= Exercise brief =
A single number is the whole answer: the count of lines in the records where "hipErrorInvalidValue" occurs.

== Supplied data ==

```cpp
hipError_t launch_ins_seg_decode(const InsSegW& w, BCN pts, int c_in, int B, int N, const float* gbias,
                                 float* logits, uint8_t* mask, hipStream_t s) {
    if (lat_use((int64_t)B * ((N + 31) / 32), pts.flags, DAL3_LAT_MAX_TILES_DEC)) return launch_ins_seg_decode_lat(w, pts, c_in, B, N, gbias, logits, mask, s);
    constexpr int T = DAL3_DEC_T;
    const int tpi = tiles_per_item(N, T);
    constexpr size_t lds = DAL3_DEC_SPARSE != 0 && T == 1 ? (size_t)DAL3_WG_WAVES * DEC_Q_FLOATS * sizeof(float) : 0;
    if (lds) {
        const hipError_t e = hipFuncSetAttribute(reinterpret_cast<const void*>(ins_seg_decode_kernel<T>),
                                                 hipFuncAttributeMaxDynamicSharedMemorySize, (int)lds);
        if (e != hipSuccess) return e;
    }
    hipLaunchKernelGGL(ins_seg_decode_kernel<T>, dim3((unsigned)((int64_t)B * tpi)), dim3(64 * DAL3_WG_WAVES), lds, s, w, pts, c_in, N, tpi,
                       gbias, logits, mask);
    return hipGetLastError();
}

size_t point_head_worklist_bytes(int B, int M) { return 256 + (size_t)B * ((M + 31) / 32) * sizeof(u32x4); }

static int head_slots() {
    int dev = 0, v = 0;
    if (hipGetDevice(&dev) != hipSuccess || hipDeviceGetAttribute(&v, hipDeviceAttributeMultiprocessorCount, dev) != hipSuccess || v <= 0)
        v = 256;
    return 4 * v;
}

hipError_t launch_point_head(int head_kind, const PointHeadW& w, BCN x, int c_in, int B, int M, float* feat,
                             const int32_t* distinct, hipStream_t s, void* worklist, size_t worklist_bytes) {
    constexpr int T = DAL3_HEAD_T;
    const int tpi = (M + 32 * T - 1) / (32 * T);
    const bool lat = lat_use((int64_t)B * ((M + 31) / 32), x.flags, DAL3_LAT_MAX_TILES_HEAD);
    const bool pers = !lat && worklist && worklist_bytes >= point_head_worklist_bytes(B, M) && !(x.flags & DAL3_BCN_NO_WORKLIST) && T == 1;
    const bool screen = DAL3_HEAD_SCREEN && pers && (head_kind == 1 || head_kind == 2) && w.w4row &&
                        (int64_t)B * tpi >= DAL3_HEAD_SCR_MIN_TILES && tpi > 1;
    hipError_t e0 = launch_nonfinite_rows(x, B, M, c_in, feat, 512, s, distinct, pers ? worklist : nullptr,
                                          screen ? DAL3_HEAD_SCR_STRIDE : 0);
    if (e0 != hipSuccess) return e0;
    if (lat) return launch_point_head_lat(head_kind, w, x, c_in, B, M, feat, distinct, s);
    if (pers) {
        uint32_t* ctl = static_cast<uint32_t*>(worklist);
        u32x4* list = reinterpret_cast<u32x4*>(static_cast<char*>(worklist) + 256);
        const int64_t slots = head_slots();
        const int64_t seed_tpi = (tpi + DAL3_HEAD_SCR_STRIDE - 1) / DAL3_HEAD_SCR_STRIDE;
        const int64_t tiles = screen ? (int64_t)B * seed_tpi : (int64_t)B * tpi;
        const dim3 grid((unsigned)(tiles < slots ? tiles : slots)), block(64);
        switch (head_kind) {
            case 1:
                hipLaunchKernelGGL((point_head_pers_kernel<2, 128, 128, 256>), grid, block, 0, s, w, x, c_in, feat, ctl, list);
                break;
            case 2:
                hipLaunchKernelGGL((point_head_pers_kernel<2, 64, 128, 256>), grid, block, 0, s, w, x, c_in, feat, ctl, list);
                break;
            case 3:
                hipLaunchKernelGGL((point_head_pers_kernel<4, 64, 64, 128>), grid, block, 0, s, w, x, c_in, feat, ctl, list);
                break;
            default:
                return hipErrorInvalidValue;
        }
        hipError_t e1 = hipGetLastError();
        if (e1 != hipSuccess || !screen) return e1;
        return launch_point_head_screen(head_kind, w, x, c_in, feat, ctl + 2, list + (size_t)B * seed_tpi,
                                        (int64_t)B * (tpi - seed_tpi), slots, s);
    }
    const dim3 grid((unsigned)((int64_t)B * tpi)), block(64);
    switch (head_kind) {
        case 1:
            hipLaunchKernelGGL((point_head_kernel<2, 128, 128, 256, T>), grid, block, 0, s, w, x, c_in, M, tpi, feat, distinct);
            break;
        case 2:
            hipLaunchKernelGGL((point_head_kernel<2, 64, 128, 256, T>), grid, block, 0, s, w, x, c_in, M, tpi, feat, distinct);
            break;
        case 3:
            hipLaunchKernelGGL((point_head_kernel<4, 64, 64, 128, T>), grid, block, 0, s, w, x, c_in, M, tpi, feat, distinct);
            break;
        default:
            return hipErrorInvalidValue;
    }
    return hipGetLastError();
}

hipError_t launch_generic_layer(const f32x4* wf, const float* w1, const float* bias, int kt_n, int ks_n, int mt_n,
                                int relu, BCN x, int c_in, int B, int N, float* y, hipStream_t s) {
    const int tpi = (N + 127) / 128;
    hipLaunchKernelGGL(generic_layer_kernel, dim3((unsigned)((int64_t)B * tpi)), dim3(256), 0, s, wf, w1, bias, kt_n,
                       ks_n, mt_n, relu, x, c_in, N, tpi, y);
    return hipGetLastError();
}
```

3dal_pytorch_amd/csrc/dal3_screen.h:

```cpp
#pragma once
#include "dal3_device.h"


__device__ __forceinline__ uint32_t scr_push_hit(uint32_t hb, float acc, float k) {
    return __builtin_amdgcn_alignbit(hb, __float_as_uint(k - acc), 31);
}

template <int T>
__host__ __device__ constexpr uint32_t scr_tile_mask(int j) {
    uint32_t m = 0;
    for (int s = j; s < 16 * T; s += T) m |= 1u << (16 * T - 1 - s);
    return m;
}

template <int T>
struct ScreenHits {
    uint32_t n[T];
    uint32_t nz;
    __device__ __forceinline__ void init() {
#pragma unroll
        for (int j = 0; j < T; ++j) n[j] = 0;
        nz = 0;
    }
    __device__ __forceinline__ void park_block(uint32_t* park, int mt, uint32_t hb, int lane) {
        hb &= (uint32_t)((1ull << (16 * T)) - 1ull);
        park[mt * 64 + lane] = hb;
#pragma unroll
        for (int j = 0; j < T; ++j) n[j] += (uint32_t)__builtin_popcount(hb & scr_tile_mask<T>(j));
        nz = (nz << 1) | (hb < 1u ? hb : 1u);
    }
};

template <int T, int NBLK, int CAP>
__device__ __forceinline__ bool scr_build_lists(const uint32_t* park, uint32_t* list, ScreenHits<T> hits, uint32_t (&cnt)[T], int lane) {
    static_assert(16 * T <= 32 && NBLK <= 32, "one hit word per block, one block bit per word");
    const int h = lane >> 5;
    uint32_t pos[T];
    bool overflow = false;
#pragma unroll
    for (int j = 0; j < T; ++j) {
        uint32_t incl = hits.n[j];
#pragma unroll
        for (int d = 1; d < 64; d <<= 1) {
            const uint32_t up = (uint32_t)__shfl_up((int)incl, d);
            incl += lane >= d ? up : 0u;
        }
        pos[j] = incl - hits.n[j];
        cnt[j] = (uint32_t)__builtin_amdgcn_readlane((int)incl, 63);
        overflow |= cnt[j] > (uint32_t)CAP;
    }
    if (overflow) return true;
    uint32_t nz = hits.nz, w = 0;
    int mt = 0;
    for (;;) {
        if (w == 0) {
            if (nz == 0) break;
            mt = NBLK - 1 - __builtin_ctz(nz);
            nz &= nz - 1;
            w = park[mt * 64 + lane];
        }
        const int s = 16 * T - 1 - __builtin_ctz(w);
        w &= w - 1;
        const int j = s % T, r = s / T;
        const uint32_t e = ((uint32_t)(32 * mt + (lane & 31)) << 8) | (uint32_t)tile_chan(r, h);
        uint32_t at = 0;
#pragma unroll
        for (int jj = 0; jj < T; ++jj) {
            at = j == jj ? (uint32_t)(jj * CAP) + pos[jj] : at;
            pos[jj] += j == jj ? 1u : 0u;
        }
        list[at] = e;
    }
    return false;
}

template <int SW, int NS, int DEPTH, bool EARLY, typename A0, typename Fin>
__device__ __forceinline__ void scr_recompute(const float* __restrict__ wrow, int ldw, const uint32_t* list, uint32_t cnt,
                                              const float* xw, int xld, uint32_t* stage, int lane, A0&& a0, Fin&& fin) {
    static_assert(SW == 16 || SW == 32, "a slice is 4 or 8 lanes of 16 bytes per candidate");
    static_assert(DEPTH >= 1 && NS % DEPTH == 0, "slices in flight: slice q lives in registers q % DEPTH, round after round");
    constexpr int LPC = SW / 4, LD = SW + 4;
    const int sub = lane / LPC, piece = lane % LPC;
    u32x4 wq[DEPTH][LPC];
    uint32_t off[LPC], noff[EARLY ? LPC : 1];
    auto served = [&](uint32_t base, uint32_t (&o)[LPC]) {
#pragma unroll
        for (int t = 0; t < LPC; ++t) {
            const uint32_t idx = base + (64 / LPC) * t + sub;
            o[t] = (list[idx < cnt ? idx : 0u] >> 8) * (uint32_t)(ldw * 4) + (uint32_t)(16 * piece);
// ... 58 lines not shown
```

include/dal3.h:

```cpp
#ifndef DAL3_H
#define DAL3_H

#include <stddef.h>
#include <stdint.h>

#ifdef __cplusplus
extern "C" {
#endif

typedef void* dal3_stream;

#define DAL3_VERSION 170

enum {
    DAL3_OK = 0,
    DAL3_EINVAL = -1,
    DAL3_EWORKSPACE = -2,
    DAL3_EHIP = -3
};

#define DAL3_MAX_ITEMS 16777216
#define DAL3_MAX_POINTS_PER_ITEM 16777216
#define DAL3_MAX_TILES 2147483647

enum { DAL3_F32 = 0, DAL3_BF16 = 1, DAL3_F16 = 2,
       DAL3_F16X3 = 3 };

enum {
    DAL3_HEAD_INS_SEG = 0,
    DAL3_HEAD_STATIC_BOX_EST = 1,
    DAL3_HEAD_POINT_EMB = 2,
    DAL3_HEAD_BOX_EMB = 3,
    DAL3_HEAD_DYNAMIC_BOX_EST = 4
};

enum {
    DAL3_SAMPLER_DEVICE = 0,
    DAL3_SAMPLER_CHOICE = 1
};

typedef struct {
    const float* weight;
    const float* bias;
    const float* bn_weight;
    const float* bn_bias;
    const float* bn_mean;
    const float* bn_var;
    int32_t c_in;
    int32_t c_out;
} dal3_layer;

int dal3_version(void);
const char* dal3_last_error(void);
const float* dal3_mean_size(void);

int dal3_pack_weights(int head_kind, const dal3_layer* layers, int n_layers, int dtype,
                      void* packed_dev, size_t* bytes_inout, dal3_stream stream);

typedef struct {
    const float* data;
    int64_t stride_b, stride_c, stride_n;
    int32_t dtype;
    int32_t flags;
} dal3_bcn;

enum { DAL3_BCN_NO_SMALL_JOB_KERNELS = 1, DAL3_BCN_NO_WORKLIST = 2, DAL3_BCN_NO_LDS_SAMPLER = 4 };

size_t dal3_ins_seg_workspace_bytes(int B);
int dal3_ins_seg_forward(const void* packed, int dtype, int c_in, dal3_bcn pts, int B, int N,
                         float* logits, uint8_t* mask, float* global_feat_out,
                         void* workspace, size_t workspace_bytes, dal3_stream stream);
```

===

= Written response =
2